(Dataset entries)

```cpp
int tg_net_predict(tg_ctx* ctx, const float* obs, int n_rows, float* policy, float* value, float* own) {
    if (!ctx || !ctx->eng || !ctx->eng->net) { if (ctx) ctx->err = "no network weights loaded (tg_net_load)"; return TG_ERR_STATE; }
    TG_HIP(ctx, hipSetDevice(ctx->cfg.device));
    Net* n = ctx->eng->net;
    { int rc = adopt_pending(ctx, n, false); if (rc) return rc; }
    const size_t P = n->P, A = n->A, C = n->C;
    int done = 0;
    tg::DevBuf& din = ctx->env_f32; tg::DevBuf& dout = ctx->env_in;
    while (done < n_rows) {
        const int k = (n_rows - done) < n->rows_cap ? (n_rows - done) : n->rows_cap;
        if (din.reserve(sizeof(float) * k * C * P) || dout.reserve(sizeof(float) * k * (A + 1)))
            TG_FAIL(ctx, TG_ERR_HIP, "hipMalloc failed (predict scratch)");
        float* d_pol = (float*)dout.p; float* d_val = d_pol + (size_t)k * A;
        TG_HIP(ctx, hipMemcpyAsync(din.p, obs + (size_t)done * C * P, sizeof(float) * k * C * P, hipMemcpyHostToDevice, ctx->stream));
        int rc = forward_sym(ctx, n, (const float*)din.p, k, d_pol, d_val, own ? n->own : nullptr);
        if (rc) return rc;
        TG_HIP(ctx, hipMemcpyAsync(policy + (size_t)done * A, d_pol, sizeof(float) * k * A, hipMemcpyDeviceToHost, ctx->stream));
        TG_HIP(ctx, hipMemcpyAsync(value + done, d_val, sizeof(float) * k, hipMemcpyDeviceToHost, ctx->stream));
        if (own) TG_HIP(ctx, hipMemcpyAsync(own + (size_t)done * P, n->own, sizeof(float) * k * P, hipMemcpyDeviceToHost, ctx->stream));
        TG_HIP(ctx, hipStreamSynchronize(ctx->stream));
        done += k;
    }
    return TG_OK;
}


int tg_net_stream_layout(tg_ctx* ctx, int* one_stream, int* act_copy) {
    if (!ctx || !ctx->eng || !ctx->eng->net) return TG_ERR_STATE;
    const Net* n = ctx->eng->net;
    if (one_stream) *one_stream = n->path.chain == CHAIN_DMA;
    if (act_copy) *act_copy = n->bufAct != nullptr;
    return TG_OK;
}

int tg_net_range(tg_ctx* ctx, uint64_t* fp16_overflows, float* weight_absmax) {
    if (!ctx || !ctx->eng || !ctx->eng->net) return TG_ERR_STATE;
    Net* n = ctx->eng->net;
    TG_HIP(ctx, hipSetDevice(ctx->cfg.device));
    unsigned host[4] = {0, 0, 0, 0};
    TG_HIP(ctx, hipStreamSynchronize(ctx->stream));
    TG_HIP(ctx, hipMemcpy(host, n->range, sizeof(host), hipMemcpyDeviceToHost));
    if (fp16_overflows) *fp16_overflows = host[0];
    if (weight_absmax) { float f; memcpy(&f, &host[1 + n->active], sizeof(f)); *weight_absmax = f; }
    if (host[0])
// ... 41 lines not shown
```

transgo_amd/csrc/conv_rows.h:

```cpp
#pragma once

namespace tg {

constexpr int conv_sg_rows(int boards, int P) { return ((boards + 15) >> 4) * 16 * P; }
constexpr int conv_sg_row(int b, int p, int P) { return ((b >> 4) * P + p) * 16 + (b & 15); }

constexpr unsigned conv_tap_mask(int p, int S) {
    const int x = p % S, y = p / S;
    unsigned mk = 0;
    for (int tap = 0; tap < 9; ++tap) {
        const int yy = y + tap / 3 - 1, xx = x + tap % 3 - 1;
        if (yy >= 0 && yy < S && xx >= 0 && xx < S) mk |= 1u << tap;
    }
    return mk;
}
constexpr int conv_tap_count(unsigned mask) {
    int n = 0;
    for (int tap = 0; tap < 9; ++tap) n += (mask >> tap) & 1;
    return n;
}
constexpr unsigned long long conv_tap_list(unsigned mask) {
    unsigned long long l = 0;
    int k = 0;
    for (int tap = 0; tap < 9; ++tap)
        if ((mask >> tap) & 1) { l |= (unsigned long long)tap << (4 * k); ++k; }
    return l;
}

constexpr int conv_pos_of(int idx, int S) {
    const int I = S - 2;
    if (idx < I * I) return (1 + idx / I) * S + 1 + idx % I;
    const int e = idx - I * I;
    if (e < 4 * I) {
        const int side = e / I, k = 1 + e % I;
        return side == 0 ? k : side == 1 ? (S - 1) * S + k : side == 2 ? k * S : k * S + S - 1;
    }
    const int c = e - 4 * I;
    return (c >> 1) * (S - 1) * S + (c & 1) * (S - 1);
}

}
```

Baseline: 559,800.

## DMA conv epilogue parameters straight to LDS and peel the first stage pair

Bias, scale and shift are now copied straight from global memory into LDS with global_load_lds_dword, instead of being loaded into registers and written to LDS by each thread. This drops the register round trip and the lgkmcnt wait before the first barrier. The first two walk stages are also peeled into the prologue so MFMA work starts right after the first barrier, overlapping the next weight DMAs. The change risks correctness: the parameter DMA no longer zeroes s2/t2 when they are unused, and only loads s2/t2 when ACT is set, even though the out2 epilogue may read them.

```diff
diff --git a/transgo_amd/csrc/net.hip b/transgo_amd/csrc/net.hip
--- a/transgo_amd/csrc/net.hip
+++ b/transgo_amd/csrc/net.hip
@@ -315,6 +315,10 @@
 __device__ __forceinline__ void tg_dma_buffer(u32x4 rsrc, int voff_bytes, tg_lds_void* lds) {
     const unsigned la = __builtin_amdgcn_readfirstlane((unsigned)(unsigned long long)lds);
     asm volatile("s_mov_b32 m0, %0\n\ts_nop 0\n\tbuffer_load_dwordx4 %1, %2, 0 offen lds" ::"s"(la), "v"(voff_bytes), "s"(rsrc) : "memory");
+}
+__device__ __forceinline__ void tg_dma_global_b32(const void* sbase , int voff_bytes, tg_lds_void* lds) {
+    const unsigned la = __builtin_amdgcn_readfirstlane((unsigned)(unsigned long long)lds);
+    asm volatile("s_mov_b32 m0, %0\n\ts_nop 0\n\tglobal_load_lds_dword %1, %2" ::"s"(la), "v"(voff_bytes), "s"(sbase) : "memory");
 }
 
 __device__ __forceinline__ int swz64(int row) { return ((row >> 2) & 1) << 1; }
@@ -362,10 +366,18 @@
     }
     if (cslot >= 0 && lane == 0) g_conv_stamp[cslot * 8] = t_entry;
 #endif
-    static_assert(F <= 256, "one parameter triple per thread");
-    const bool bn = out2 || ACT;
-    float pbias = bias[tid & (F - 1)], ps2 = (bn ? s2 : bias)[tid & (F - 1)], pt2 = (bn ? t2 : bias)[tid & (F - 1)];
-    __builtin_amdgcn_sched_barrier(0);
+    {
+        constexpr int PPA = F / 64, NPP = (ACT ? 3 : 1) * PPA;
+#pragma unroll
+        for (int q = 0; q < (NPP + 3) / 4; ++q) {
+            const int i = q * 4 + wave;
+            if (i < NPP) {
+                const int a = i / PPA;
+                const float* src = a == 0 ? bias : a == 1 ? s2 : t2;
+                tg_dma_global_b32(src, ((i - a * PPA) * 64 + lane) * 4, (tg_lds_void*)(&par[i * 64]));
+            }
+        }
+    }
     TG_CSTAMP(1);
 
     const unsigned mask = conv_tap_mask(p, S);
@@ -418,7 +430,38 @@
             for (int e = 0; e < 4; ++e) dst[t][e] = bn_relu_unpacked(b[t][e], bsc[e], bsh[e]);
     };
     constexpr int NRES = EPI == 1 ? CT * NPT : 0;
-#define TG_PAR_LANDED(PATH) asm volatile("; bias, s2, t2 landed: " PATH : "+v"(pbias), "+v"(ps2), "+v"(pt2))
+    constexpr bool PEEL = !(EPI == 1 && !SIN);
+    auto walk_stage = [&](int k) {
+        const float* wcur = ws[k & (D - 1)];
+        load_b(b_next, k + 1);
+        __builtin_amdgcn_sched_barrier(0);
+        f32x4 a_cur = *reinterpret_cast<const f32x4*>(wcur + aoff);
+#pragma unroll
+        for (int ct = 0; ct < CT; ++ct) {
+            f32x4 a_next = a_cur;
+            if (ct + 1 < CT) a_next = *reinterpret_cast<const f32x4*>(wcur + (ct + 1) * 256 + aoff);
+#pragma unroll
+            for (int s4 = 0; s4 < 4; ++s4)
+#pragma unroll
+                for (int t = 0; t < NPT; ++t)
+                    acc[ct][t] = __builtin_amdgcn_mfma_f32_16x16x4f32(a_cur[s4], b_cur[t][s4], acc[ct][t], 0, 0, 0);
+            a_cur = a_next;
+#ifdef TG_CONV_STAMP
+            if (ct == 0 && k == 0) TG_CSTAMP(4);
+#endif
+        }
+        if constexpr (ACT) {
+            __builtin_amdgcn_sched_barrier(0);
+            act_b(b_cur, b_next);
+        } else {
+            __builtin_amdgcn_sched_barrier(0);
+#pragma unroll
+            for (int t = 0; t < NPT; ++t) {
+                asm volatile("" : "+v"(b_next[t]));
+                b_cur[t] = b_next[t];
+            }
+        }
+    };
     dma_w(0); dma_w(1);
     TG_CSTAMP(2);
     if (active) {
@@ -440,68 +483,38 @@
             }
         }
         TG_VMCNT(NRES + NPT);
-        TG_PAR_LANDED("wave with boards");
+        TG_BARRIER();
+        TG_CSTAMP(3);
+        if constexpr (ACT) act_b(b_cur, b_cur);
+        if constexpr (PEEL) {
+            walk_stage(0);
+            dma_w(2); dma_w(3);
+            walk_stage(1);
+        } else {
+#pragma unroll
+            for (int t = 0; t < NPT; ++t) {
+                asm volatile("" : "+v"(b_cur[t]));
+#pragma unroll
+                for (int ct = 0; ct < CT; ++ct) asm volatile("" : "+v"(acc[ct][t]));
+            }
+            dma_w(2); dma_w(3);
+        }
     } else {
         TG_VMCNT(0);
-        TG_PAR_LANDED("wave without boards");
-    }
-#undef TG_PAR_LANDED
-    if (tid < F) { par[tid] = pbias; par[F + tid] = bn ? ps2 : 0.f; par[2 * F + tid] = bn ? pt2 : 0.f; }
-    asm volatile("s_waitcnt lgkmcnt(0)" ::: "memory");
-    TG_BARRIER();
-    TG_CSTAMP(3);
-    if constexpr (ACT) {
-        if (active) act_b(b_cur, b_cur);
-        else {
+        TG_BARRIER();
+        if constexpr (ACT) {
 #pragma unroll
             for (int t = 0; t < NPT; ++t) b_cur[t] = f32x4{0.f, 0.f, 0.f, 0.f};
         }
-    }
-    if (active) {
-#pragma unroll
-        for (int t = 0; t < NPT; ++t) {
-            if constexpr (!ACT) asm volatile("" : "+v"(b_cur[t]));
-            if constexpr (EPI == 1) {
-#pragma unroll
-                for (int ct = 0; ct < CT; ++ct) asm volatile("" : "+v"(acc[ct][t]));
-            }
-        }
-    }
-    dma_w(2); dma_w(3);
-
-    auto walk_stage = [&](int k) {
-        const float* wcur = ws[k & (D - 1)];
-        load_b(b_next, k + 1);
-        __builtin_amdgcn_sched_barrier(0);
-        f32x4 a_cur = *reinterpret_cast<const f32x4*>(wcur + aoff);
-#pragma unroll
-        for (int ct = 0; ct < CT; ++ct) {
-            f32x4 a_next = a_cur;
-            if (ct + 1 < CT) a_next = *reinterpret_cast<const f32x4*>(wcur + (ct + 1) * 256 + aoff);
-#pragma unroll
-            for (int s4 = 0; s4 < 4; ++s4)
-#pragma unroll
-                for (int t = 0; t < NPT; ++t)
-                    acc[ct][t] = __builtin_amdgcn_mfma_f32_16x16x4f32(a_cur[s4], b_cur[t][s4], acc[ct][t], 0, 0, 0);
-            a_cur = a_next;
-#ifdef TG_CONV_STAMP
-            if (ct == 0 && k == 0) TG_CSTAMP(4);
-#endif
-        }
-        if constexpr (ACT) {
-            __builtin_amdgcn_sched_barrier(0);
-            act_b(b_cur, b_next);
-        } else {
-            __builtin_amdgcn_sched_barrier(0);
-#pragma unroll
-            for (int t = 0; t < NPT; ++t) {
-                asm volatile("" : "+v"(b_next[t]));
-                b_cur[t] = b_next[t];
-            }
-        }
-    };
+        dma_w(2); dma_w(3);
+    }
+    if constexpr (PEEL) {
+        TG_VMCNT(0);
+        TG_BARRIER();
+        dma_w(4); dma_w(5);
+    }
 #pragma unroll 1
-    for (int k0 = 0; k0 < nst - 2; k0 += 2) {
+    for (int k0 = PEEL ? 2 : 0; k0 < nst - 2; k0 += 2) {
 #pragma unroll
         for (int h = 0; h < 2; ++h) {
             if (active) walk_stage(k0 + h);
```

Measured after the change: 561,100, median of 6. About the same (+0.2%).

## Reorder conv workgroup launch so tail ranges drain by tap class across XCDs

Applied to the files above, without the earlier changes.

Replaces the simple XCD-striped block-to-(range,position) mapping with a schedule in which each XCD first processes bulk ranges, then its last K ranges and the remainder ranges grouped by tap class (interior, edge, corner). Work is spread evenly across the eight XCDs in the tail. The goal is a shorter kernel tail, where cheaper edge and corner tiles finish while expensive interior tiles are still running. It also adds stamp-only drain instrumentation. The per-block index calculation gets more expensive (a loop over classes), and L2 locality per XCD may change.

```diff
diff --git a/transgo_amd/csrc/conv_rows.h b/transgo_amd/csrc/conv_rows.h
--- a/transgo_amd/csrc/conv_rows.h
+++ b/transgo_amd/csrc/conv_rows.h
@@ -39,4 +39,35 @@
     return (c >> 1) * (S - 1) * S + (c & 1) * (S - 1);
 }
 
+constexpr int conv_class_count(int c, int S) { return c == 0 ? (S - 2) * (S - 2) : c == 1 ? 4 * (S - 2) : 4; }
+constexpr int conv_class_first(int c, int S) { return c == 0 ? 0 : c == 1 ? (S - 2) * (S - 2) : (S - 2) * (S - 2) + 4 * (S - 2); }
+constexpr int conv_launch_grid(int nrange, int S) { return 8 * ((nrange >> 3) * S * S + ((nrange & 7) * S * S + 7) / 8); }
+constexpr int conv_launch_bulk(int nrange, int S, int K) { return ((nrange >> 3) - (K < (nrange >> 3) ? K : (nrange >> 3))) * S * S; }
+constexpr int conv_xcd_share(int x, int v) { return (v - x + 7) >> 3; }
+struct conv_wg { int range, p; };
+constexpr conv_wg conv_launch_wg(int x, int i, int nrange, int S, int K) {
+    const int P = S * S, q = nrange >> 3, m = nrange & 7, kd = K < q ? K : q;
+    const int bulk = (q - kd) * P;
+    if (i < bulk) {
+        const int r = i / P;
+        return {x * q + r, conv_pos_of(i - r * P, S)};
+    }
+    int d = i - bulk;
+    for (int c = 0; c < 3; ++c) {
+        const int n = conv_class_count(c, S), f = conv_class_first(c, S);
+        if (d < kd * n) {
+            const int r = d / n;
+            return {x * q + q - kd + r, conv_pos_of(f + d - r * n, S)};
+        }
+        d -= kd * n;
+        const int j0 = conv_xcd_share(x, m * f), left = conv_xcd_share(x, m * (f + n)) - j0;
+        if (d < left) {
+            const int t = x + 8 * (j0 + d) - m * f, r = t / n;
+            return {8 * q + r, conv_pos_of(f + t - r * n, S)};
+        }
+        d -= left;
+    }
+    return {-1, 0};
 }
+
+}
diff --git a/transgo_amd/csrc/net.hip b/transgo_amd/csrc/net.hip
--- a/transgo_amd/csrc/net.hip
+++ b/transgo_amd/csrc/net.hip
@@ -321,11 +321,14 @@
 
 #ifdef TG_CONV_STAMP
 __device__ unsigned long long g_conv_stamp[2 * 6 * 8];
+constexpr int TG_DRAIN_CAP = 16384, TG_DRAIN_REC = 6;
+__device__ unsigned long long g_conv_drain[2 * TG_DRAIN_CAP * TG_DRAIN_REC];
 #define TG_CSTAMP(i) do { __builtin_amdgcn_sched_barrier(0); if (cslot >= 0 && lane == 0) g_conv_stamp[cslot * 8 + (i)] = __builtin_readcyclecounter(); \
                           __builtin_amdgcn_sched_barrier(0); } while (0)
 #else
 #define TG_CSTAMP(i) do { } while (0)
 #endif
+constexpr int conv_drain_k(int S, int F) { return S == 9 && (F == 128 || F == 256) ? 4 : 1; }
 template <int S, int F, int EPI, bool SIN = false, bool SOUT = false>
 __global__ __launch_bounds__(256, (F == 128 ? 4 : 2)) void k_conv3x3_sg(const float* __restrict__ in, float* __restrict__ out,
                                                                        const float* __restrict__ res, const float* __restrict__ Ws,
@@ -336,31 +339,39 @@
     constexpr int WPW = CT / 4;
     constexpr int NSL = F / CC, D = 4;
     static_assert((F == 128 || F == 256) && NSL % 2 == 0, "tile geometry");
+    static_assert(conv_drain_k(S, F) == 1 || conv_drain_k(S, F) == 2 || conv_drain_k(S, F) == 4, "the K that tests/test_conv_launch_order.py checks");
     __shared__ __attribute__((aligned(16))) float ws[D][F * CC];
     __shared__ __attribute__((aligned(16))) float par[3 * F];
     const int tid = threadIdx.x, lane = tid & 63;
     const int wave = __builtin_amdgcn_readfirstlane(tid >> 6);
     const int j = lane & 15, kq = lane >> 4;
 #ifdef TG_CONV_STAMP
-    const unsigned long long t_entry = __builtin_readcyclecounter();
+    const unsigned long long t_entry = __builtin_readcyclecounter(), rt_entry = __builtin_amdgcn_s_memrealtime();
     __builtin_amdgcn_sched_barrier(0);
+    unsigned long long* const drec = (EPI == 0 || SOUT) && tid == 0 && (int)blockIdx.x < TG_DRAIN_CAP
+                                         ? g_conv_drain + ((size_t)(EPI == 1 ? TG_DRAIN_CAP : 0) + blockIdx.x) * TG_DRAIN_REC : nullptr;
 #endif
-    const int tpx = ((int)gridDim.x + 7) >> 3;
-    const int bid = ((int)blockIdx.x & 7) * tpx + ((int)blockIdx.x >> 3);
     const int nrange = (rows + TB - 1) / TB;
-    if (bid >= nrange * P) return;
-    const int range = bid / P;
-    const int p = conv_pos_of(bid - range * P, S);
+    const conv_wg wg = conv_launch_wg((int)blockIdx.x & 7, (int)blockIdx.x >> 3, nrange, S, conv_drain_k(S, F));
+#ifdef TG_CONV_STAMP
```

(End Dataset entries)

> _Exercise description_
Each line above that contains the string "auto" should be identified and copied.

> _The completed task_
+    auto walk_stage = [&](int k) {
-    auto walk_stage = [&](int k) {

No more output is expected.